Probability Problems: Single Events

This section focuses on understanding and calculating probabilities related to single events. These events involve situations with a defined set of possible outcomes, such as flipping a coin, rolling a die, or drawing a card from a deck. The core concept revolves around the likelihood of a specific outcome occurring.

Probability is quantified as a value between 0 and 1, inclusive. A probability of 0 indicates an impossible event, while a probability of 1 signifies a certain event.
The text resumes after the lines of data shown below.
#define ACS_ROWS(P_) ((P_) <= 4 || p.rows16)
template <int P, bool L0>
__global__ __launch_bounds__(64 * AcsWaves<P>::NW, (P >= 8) ? 4 : 5) void k_autocorr_lane(Plan p, uint32_t layer, uint32_t cur, uint32_t na_max)
{
    using Cfg = AcCfg<P>;
    constexpr int NT = Cfg::NT, NW = AcsWaves<P>::NW;
    __shared__ double tile[2][ACS_T][65];
    __shared__ __attribute__((aligned(16))) double wts_mem[2 * NT * 32];
    const uint32_t wave = threadIdx.x >> 6, lane = threadIdx.x & 63u;
    const uint32_t rstride = L0 ? p.R : 1u;
    const RowRuns &rr = p.runs[L0 ? 0 : 1];
    const uint32_t b = gridDim.x - 1u - blockIdx.x;
    uint32_t run = 0;
    while (run + 1 < rr.n && b >= rr.blk_begin[run + 1]) run++;
    const uint32_t row0 = rr.row_begin[run] + (b - rr.blk_begin[run]) * 64u, nrows = rr.row_begin[run + 1];
    uint32_t row = row0 + lane;
    const bool inrange = row < nrows;
    if (!inrange) row = nrows - 1;
    const uint32_t job = row * rstride;
    const uint32_t ci = p.cls_of_frame[(job / p.R) / p.C];
    const uint32_t ci0 = (uint32_t)__builtin_amdgcn_readfirstlane((int)ci);
    const DevClass &c0 = p.cls[ci0];
    const uint32_t na = (uint32_t)__builtin_amdgcn_readfirstlane((int)c0.na);
    const bool fast = __all(ci == ci0) && c0.ntrials[layer] == (uint32_t)NT && (na % (4u << (NT - 1))) == 0 && (na % ACS_T) == 0;
    constexpr int NWS = (P == 4) ? 3 : (P == 2) ? 2 : NW;
#define ACS_RUN(T_, K_, J0_, JN_) autocorr_shared<K_, J0_, JN_, L0, NWS>(p, layer, cur, row0, nrows, rstride, na, \
        (uint32_t)__builtin_amdgcn_readfirstlane((int)c0.wt_off[layer][T_]), T_, wave, lane, tile)
    if constexpr (P <= 16) {
        if (fast && (na >> (NT - 1)) >= 32u && (p.S & 3u) == 0 && ACS_ROWS(P)) {
            double (*wtile)[32] = (double (*)[32])wts_mem;
#define ROWS_RUN(T_, J0_, JN_) autocorr_rows<P, L0, T_, J0_, JN_, NW>(p, layer, cur, row0, nrows, rstride, na, c0, wave, lane, tile, wtile)
            if constexpr (P == 16) switch (wave) {
                case 0: ROWS_RUN(0, 10, 7); break; case 1: ROWS_RUN(0, 0, 5); break; case 2: ROWS_RUN(0, 5, 5); break; case 3: ROWS_RUN(1, 0, 5); break;
                case 4: ROWS_RUN(4, 0, 2); break;  case 5: ROWS_RUN(1, 5, 4); break; case 6: ROWS_RUN(2, 0, 5); break; default: ROWS_RUN(3, 0, 3); break;
            } else if constexpr (P == 8) switch (wave) {
                case 0: ROWS_RUN(0, 0, 5); break; case 1: ROWS_RUN(0, 5, 4); break; case 2: ROWS_RUN(1, 0, 5); break; case 3: ROWS_RUN(2, 0, 3); break;
                default: ROWS_RUN(3, 0, 2); break;
            } else if constexpr (P == 4) switch (wave) {
                case 0: ROWS_RUN(0, 0, 1); break; case 1: ROWS_RUN(0, 1, 1); break; case 2: ROWS_RUN(0, 2, 1); break; case 3: ROWS_RUN(0, 3, 1); break;
                case 4: ROWS_RUN(0, 4, 1); break; case 5: ROWS_RUN(1, 0, 1); break; case 6: ROWS_RUN(1, 1, 1); break; case 7: ROWS_RUN(1, 2, 1); break;
                case 8: ROWS_RUN(2, 0, 1); break; default: ROWS_RUN(2, 1, 1); break;
            } else switch (wave) {
                case 0: ROWS_RUN(0, 0, 1); break; case 1: ROWS_RUN(0, 1, 1); break; case 2: ROWS_RUN(0, 2, 1); break;
                case 3: ROWS_RUN(1, 0, 1); break; default: ROWS_RUN(1, 1, 1); break;
            }
#undef ROWS_RUN
            return;
        }
    }
    if (fast) {
        if (P == 16) switch (wave) {
            case 0: ACS_RUN(0, 17, 10, 7); break; case 1: ACS_RUN(0, 17, 0, 5); break;  case 2: ACS_RUN(0, 17, 5, 5); break;
            case 3: ACS_RUN(1, 9, 0, 5); break;   case 4: ACS_RUN(4, 2, 0, 2); break;   case 5: ACS_RUN(1, 9, 5, 4); break;
            case 6: ACS_RUN(2, 5, 0, 5); break;   default: ACS_RUN(3, 3, 0, 3); break;
        } else if (P == 8) switch (wave) {
            case 0: ACS_RUN(0, 9, 0, 5); break;   case 1: ACS_RUN(0, 9, 5, 4); break;   case 2: ACS_RUN(1, 5, 0, 5); break;
            case 3: ACS_RUN(2, 3, 0, 3); break;   default: ACS_RUN(3, 2, 0, 2); break;
        } else if (P == 4) switch (wave) {
            case 0: ACS_RUN(0, 5, 0, 5); break;   case 1: ACS_RUN(1, 3, 0, 3); break;   case 2: ACS_RUN(2, 2, 0, 2); break;   default: break;
        } else switch (wave) {
            case 0: ACS_RUN(0, 3, 0, 3); break;   case 1: ACS_RUN(1, 2, 0, 2); break;   default: break;
        }
        return;
    }
#undef ACS_RUN
    if (wave >= (uint32_t)NT) return;
    const uint32_t t = wave;
    const bool active = inrange && (t < job_class(p, job).ntrials[layer]);
    constexpr int D = 1;
    const uint32_t q_end = na_max + Cfg::MAXPAD + 8 + 4 * D;
    switch (P >> t) {
    case 16: if (P >= 16) autocorr_lane<17, L0, D>(p, layer, cur, q_end, job, t, active); break;
    case 8:  if (P >= 8)  autocorr_lane<9, L0, D>(p, layer, cur, q_end, job, t, active); break;
    case 4:  if (P >= 4)  autocorr_lane<5, L0, D>(p, layer, cur, q_end, job, t, active); break;
    case 2:  autocorr_lane<3, L0, D>(p, layer, cur, q_end, job, t, active); break;
    default: autocorr_lane<2, L0, D>(p, layer, cur, q_end, job, t, active); break;
    }
}

template <int P> static void launch_autocorr_small(hipStream_t st, const Plan &p, uint32_t layer, uint32_t cur, uint32_t na_max)
{
    const RowRuns &rr = p.runs[layer == 0 ? 0 : 1];
    const dim3 grid(rr.blk_begin[rr.n]);
    if (layer == 0) hipLaunchKernelGGL((k_autocorr_lane<P, true>), grid, dim3(64 * AcsWaves<P>::NW), 0, st, p, layer, cur, na_max);
    else hipLaunchKernelGGL((k_autocorr_lane<P, false>), grid, dim3(64 * AcsWaves<P>::NW), 0, st, p, layer, cur, na_max);
}

template <int P> struct ApCfg {
    static constexpr int NT = (P >= 16) ? 5 : (P >= 8) ? 4 : (P >= 4) ? 3 : 2;
    static constexpr int nch() { int s = 0; for (int t = 0; t < NT; t++) s += (P >> t) + 1; return s; }
    static constexpr int NCH = nch();
    static constexpr int CHUNK = (P >= 16) ? 128 : (P >= 8) ? 128 : 256;
    static constexpr int trial_of(int ch) { int t = 0; while (ch >= (P >> t) + 1) { ch -= (P >> t) + 1; t++; } return t; }
    static constexpr int lag_of(int ch) { int t = 0; while (ch >= (P >> t) + 1) { ch -= (P >> t) + 1; t++; } return ch; }
};
template <int P, bool L0, int NTH>
__global__ __launch_bounds__(NTH) void k_autocorr_prod(Plan p, uint32_t layer, uint32_t cur)
{
    using Cfg = ApCfg<P>;
    constexpr int NT = Cfg::NT, NCH = Cfg::NCH, CHUNK = Cfg::CHUNK, NPROD = NTH - 64;
    static_assert(NCH <= 64, "one wave adds up all chains");
    __shared__ double sv[2][NT][CHUNK + P];
    __shared__ uint32_t srem[2][NT][CHUNK + P];
    __shared__ __attribute__((aligned(16))) double sprod[2][NCH][CHUNK + 2];
    const uint32_t row = blockIdx.x, tid = threadIdx.x, job = L0 ? row * p.R : row;
    const DevClass &c = job_class(p, job);
    const uint32_t na = c.na;
    const int32_t *xi = p.xint + (size_t)(job / p.R) * p.S;
    const double *xd = p.sig + ((size_t)job * 2 + cur) * p.S;
    const uint32_t nchunks = (na + CHUNK - 1) / CHUNK;
    const bool producer = tid >= 64u;
    const uint32_t ptid = tid - 64u;
    uint32_t ct = 0, clag = tid;
    while (ct + 1 < (uint32_t)NT && clag >= ((uint32_t)P >> ct) + 1) { clag -= ((uint32_t)P >> ct) + 1; ct++; }
    const uint32_t cn = na >> ct, cnp = (uint32_t)P >> ct;
    double r = 0.0;
    uint32_t cloc = 0, cunit = 0;
    double *cout = p.acorr + ((size_t)job * LNN_MAXT + ct) * LNN_ACW + clag;
    constexpr int NPRE = (CHUNK + P + NPROD - 1) / NPROD;
    double px[NPRE], pw[NPRE][NT];
    uint32_t wloc[NPRE][NT], prem[NPRE][NT];
#pragma unroll
    for (int m = 0; m < NPRE; m++)
#pragma unroll
        for (int t = 0; t < NT; t++) wloc[m][t] = (ptid + (uint32_t)m * NPROD) % (na >> t);
    auto prefetch = [&](uint32_t kk) {
        const uint32_t base = kk * CHUNK;
#pragma unroll
        for (int m = 0; m < NPRE; m++) {
            const uint32_t i = ptid + (uint32_t)m * NPROD, g = base + i;
            const bool in = i < (uint32_t)(CHUNK + P) && g < na;
            px[m] = in ? (L0 ? ((double)xi[g] * p.scale) : xd[g]) : 0.0;
#pragma unroll
            for (int t = 0; t < NT; t++) {
                const uint32_t nt = na >> t;
                pw[m][t] = in ? p.wtab[c.wt_off[layer][t] + wloc[m][t]] : 0.0;
                prem[m][t] = nt - 1u - wloc[m][t];
                uint32_t l = wloc[m][t] + (uint32_t)CHUNK;
                while (l >= nt) l -= nt;
                wloc[m][t] = l;
            }
        }
    };
    constexpr int NPM = (NCH * CHUNK + NPROD - 1) / NPROD;
    uint32_t pe[NPM];
#pragma unroll
    for (int m = 0; m < NPM; m++) {
        const uint32_t e = ptid + (uint32_t)m * NPROD, ch = e / (uint32_t)CHUNK, i = e % (uint32_t)CHUNK;
        uint32_t t = 0, lag = ch;
        while (t + 1 < (uint32_t)NT && lag >= ((uint32_t)P >> t) + 1) { lag -= ((uint32_t)P >> t) + 1; t++; }
        pe[m] = (ch < (uint32_t)NCH) ? (i | (ch << 12) | (lag << 20) | (t << 28)) : 0xFFFFFFFFu;
    }
    if (producer) prefetch(0);
    for (uint32_t k = 0; k < nchunks + 2u; k++) {
        if (producer) {
            if (k < nchunks) {
                double (*dst)[CHUNK + P] = sv[k & 1u];
                uint32_t (*drem)[CHUNK + P] = srem[k & 1u];
#pragma unroll
                for (int m = 0; m < NPRE; m++) {
                    const uint32_t i = ptid + (uint32_t)m * NPROD;
                    if (i < (uint32_t)(CHUNK + P)) {
#pragma unroll
                        for (int t = 0; t < NT; t++) { dst[t][i] = px[m] * pw[m][t]; drem[t][i] = prem[m][t]; }
                    }
                }
                if (k + 1u < nchunks && !LNN_DBG_IS(p, 103u)) prefetch(k + 1u);
            }
            if (k >= 1u && k - 1u < nchunks && !LNN_DBG_IS(p, 102u)) {
                const double (*src)[CHUNK + P] = sv[(k - 1u) & 1u];
                const uint32_t (*rem)[CHUNK + P] = srem[(k - 1u) & 1u];
                double (*dst)[CHUNK + 2] = sprod[(k - 1u) & 1u];
                double av[NPM], bv[NPM]; uint32_t rv[NPM];
#pragma unroll
                for (int m = 0; m < NPM; m++) {
                    const uint32_t e = (pe[m] != 0xFFFFFFFFu) ? pe[m] : 0u;
                    const uint32_t i = e & 0xFFFu, lag = (e >> 20) & 0xFFu, t = e >> 28;
                    av[m] = src[t][i]; bv[m] = src[t][i + lag]; rv[m] = rem[t][i];
                }
#pragma unroll
                for (int m = 0; m < NPM; m++) {
                    const uint32_t e = pe[m];
                    if (e != 0xFFFFFFFFu) {
                        const uint32_t i = e & 0xFFFu, ch = (e >> 12) & 0xFFu, lag = (e >> 20) & 0xFFu;
                        dst[ch][i] = (lag <= rv[m]) ? av[m] * bv[m] : 0.0;
                    }
                }
            }
        } else if (k >= 2u && tid < (uint32_t)NCH && !LNN_DBG_IS(p, 101u)) {
            const uint32_t base = (k - 2u) * CHUNK;
            const uint32_t cnt = (na - base < (uint32_t)CHUNK) ? (na - base) : (uint32_t)CHUNK;
            const double *q = sprod[k & 1u][tid];
            uint32_t i = 0;
            while (i < cnt) {
                const uint32_t seg = (cnt - i < cn - cloc) ? (cnt - i) : (cn - cloc), end = i + seg;
#define AP_LOAD(A, OFF) { const lnn_d2 *q2_ = (const lnn_d2 *)(q + i + (OFF)); A##0 = q2_[0]; A##1 = q2_[1]; A##2 = q2_[2]; A##3 = q2_[3]; }
#define AP_ADD(A) { r += (A##0).x; r += (A##0).y; r += (A##1).x; r += (A##1).y; r += (A##2).x; r += (A##2).y; r += (A##3).x; r += (A##3).y; }
                if (i + 16 <= end) {
                    lnn_d2 a0, a1, a2, a3, b0, b1, b2, b3;
                    AP_LOAD(a, 0)
                    for (; i + 16 <= end; i += 16) {
                        AP_LOAD(b, 8)
                        AP_ADD(a)
                        if (i + 24 <= end) AP_LOAD(a, 16)
                        AP_ADD(b)
                    }
                }
                if (i + 8 <= end) { lnn_d2 a0, a1, a2, a3; AP_LOAD(a, 0) AP_ADD(a) i += 8; }
#undef AP_LOAD
#undef AP_ADD
                for (; i < end; i++) r += q[i];
                cloc += seg;
                if (cloc == cn) { cout[(size_t)cunit * (cnp + 1)] = r; r = 0.0; cloc = 0; cunit++; }
            }
        }
        __syncthreads();
    }
}

template <int P> static void launch_autocorr2(hipStream_t st, const Plan &p, uint32_t layer, uint32_t cur, uint32_t na_max)
{
    using Cfg = AcCfg<P>;
    const uint32_t blocks = (p.J + Cfg::JPW - 1) / Cfg::JPW;
    if (layer == 0) hipLaunchKernelGGL((k_autocorr2<P, true>), dim3(blocks), dim3(64), 0, st, p, layer, cur, na_max);
    else hipLaunchKernelGGL((k_autocorr2<P, false>), dim3(blocks), dim3(64), 0, st, p, layer, cur, na_max);
}
#include "lnn_k_autocorr_hist.h"

static bool launch_autocorr_hist(hipStream_t st, const Plan &p, uint32_t layer, uint32_t cur, int which, bool small_sub = false)
{
    const RowRuns &rr = p.runs[1];
    const dim3 grid(rr.blk_begin[rr.n]);
    if (p.P[layer] == 128u) {
        if (which == 0) hipLaunchKernelGGL((k_autocorr_hist<128, 0>), grid, dim3(64 * HIST_WAVES(128)), 0, st, p, layer, cur);
        else if (which == 1) hipLaunchKernelGGL((k_autocorr_hist<128, 1>), grid, dim3(64 * HIST_WAVES(64)), 0, st, p, layer, cur);
        else if (small_sub) hipLaunchKernelGGL((k_autocorr_sub<128, LNN_SUB_TILE_SMALL>), grid, dim3(640), 0, st, p, layer, cur);
        else hipLaunchKernelGGL((k_autocorr_sub<128>), grid, dim3(640), 0, st, p, layer, cur);
        return true;
    }
    if (p.P[layer] == 64u) {
        if (which == 0) hipLaunchKernelGGL((k_autocorr_hist<64, 0>), grid, dim3(64 * HIST_WAVES(64)), 0, st, p, layer, cur);
        else if (which == 2) hipLaunchKernelGGL((k_autocorr_sub<64>), grid, dim3(640), 0, st, p, layer, cur);
        else return false;
        return true;
    }
    return false;
}

#define AW_TILE 512
template <int P>
__global__ __launch_bounds__(64 * ((P + 64) / 64)) void k_autocorr_wide(Plan p, uint32_t layer, uint32_t cur)
{
    constexpr int NTHR = 64 * ((P + 64) / 64);
    constexpr int NPRE = (AW_TILE + P + NTHR - 1) / NTHR;
    __shared__ __attribute__((aligned(16))) double xs[AW_TILE + P + 8];
    const uint32_t row = blockIdx.x, t = blockIdx.y, tid = threadIdx.x;
    const bool l0 = (layer == 0);
    const uint32_t job = l0 ? row * p.R : row;
    const DevClass &c = job_class(p, job);
    if (t >= c.ntrials[layer]) return;
    const uint32_t na = c.na, u = 1u << t, np = (uint32_t)P >> t, nt = na >> t;
    const int32_t *xi = p.xint + (size_t)(job / p.R) * p.S;
    const double *xd = p.sig + ((size_t)job * 2 + cur) * p.S;
    const double *wt = p.wtab + c.wt_off[layer][t];
    double *out = p.acorr + ((size_t)job * LNN_MAXT + t) * LNN_ACW + tid;
    const bool mine = tid <= np;
    const uint32_t tiles_per_unit = (nt + AW_TILE - 1) / AW_TILE, ntiles = u * tiles_per_unit;
    double px[NPRE], pwv[NPRE];
    auto prefetch = [&](uint32_t ti) {
        const uint32_t un = ti / tiles_per_unit, loc0 = (ti - un * tiles_per_unit) * AW_TILE;
#pragma unroll
        for (int m = 0; m < NPRE; m++) {
            const uint32_t i = tid + (uint32_t)m * NTHR, loc = loc0 + i;
            const bool in = i < (uint32_t)AW_TILE + np && loc < nt;
            const uint32_t g = un * nt + loc;
            px[m] = in ? (l0 ? ((double)xi[g] * p.scale) : xd[g]) : 0.0;
            pwv[m] = in ? wt[loc] : 0.0;
        }
    };
    prefetch(0);
    double acc = 0.0;
    for (uint32_t ti = 0; ti < ntiles; ti++) {
        const uint32_t un = ti / tiles_per_unit, loc0 = (ti - un * tiles_per_unit) * AW_TILE;
        __syncthreads();
#pragma unroll
        for (int m = 0; m < NPRE; m++) { const uint32_t i = tid + (uint32_t)m * NTHR; if (i < (uint32_t)AW_TILE + np) xs[i] = px[m] * pwv[m]; }
        if (ti + 1 < ntiles) prefetch(ti + 1);
        __syncthreads();
        if (mine) {
            const uint32_t cnt = (nt - loc0 < (uint32_t)AW_TILE) ? (nt - loc0) : (uint32_t)AW_TILE;
            const double *xa = xs, *xb = xs + tid;
            uint32_t j = 0;
            for (; j + 32 <= cnt; j += 32) {
                double m[32];
#pragma unroll
                for (int q = 0; q < 32; q += 2) { const lnn_d2 a = *(const lnn_d2 *)(xa + j + q); m[q] = a.x * xb[j + q]; m[q + 1] = a.y * xb[j + q + 1]; }
#pragma unroll
                for (int q = 0; q < 32; q++) acc += m[q];
            }
            for (; j + 16 <= cnt; j += 16) {
                double m[16];
#pragma unroll
                for (int q = 0; q < 16; q += 2) { const lnn_d2 a = *(const lnn_d2 *)(xa + j + q); m[q] = a.x * xb[j + q]; m[q + 1] = a.y * xb[j + q + 1]; }
#pragma unroll
                for (int q = 0; q < 16; q++) acc += m[q];
            }
            for (; j + 8 <= cnt; j += 8) {
                const lnn_d2 a0 = *(const lnn_d2 *)(xa + j), a1 = *(const lnn_d2 *)(xa + j + 2), a2 = *(const lnn_d2 *)(xa + j + 4), a3 = *(const lnn_d2 *)(xa + j + 6);
                const double b0 = xb[j], b1 = xb[j + 1], b2 = xb[j + 2], b3 = xb[j + 3], b4 = xb[j + 4], b5 = xb[j + 5], b6 = xb[j + 6], b7 = xb[j + 7];
                const double m0 = a0.x * b0, m1 = a0.y * b1, m2 = a1.x * b2, m3 = a1.y * b3, m4 = a2.x * b4, m5 = a2.y * b5, m6 = a3.x * b6, m7 = a3.y * b7;
                acc += m0; acc += m1; acc += m2; acc += m3; acc += m4; acc += m5; acc += m6; acc += m7;
            }
            for (; j < cnt; j++) acc += xa[j] * xb[j];
            if (loc0 + cnt == nt) { out[(size_t)un * (np + 1)] = acc; acc = 0.0; }
        }
    }
}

The closer the probability is to 1, the more likely the event is to occur.

We calculate probability by dividing the number of favorable outcomes (the outcomes we’re interested in) by the total number of possible outcomes.

Formulae

The fundamental formula for calculating the probability of a single event is:

$P(E) = \frac{\text{Number of favorable outcomes}}{\text{Total number of possible outcomes}}$

Where:

• $P(E)$ represents the probability of event E.
• ‘Favorable outcomes’ are the specific outcomes we are interested in.
• ‘Total number of possible outcomes’ is the size of the sample space.

Examples

Example-1: Coin Toss

What is the probability of getting heads when flipping a fair coin?

Solution:

There is one favorable outcome (heads) and two possible outcomes (heads or tails).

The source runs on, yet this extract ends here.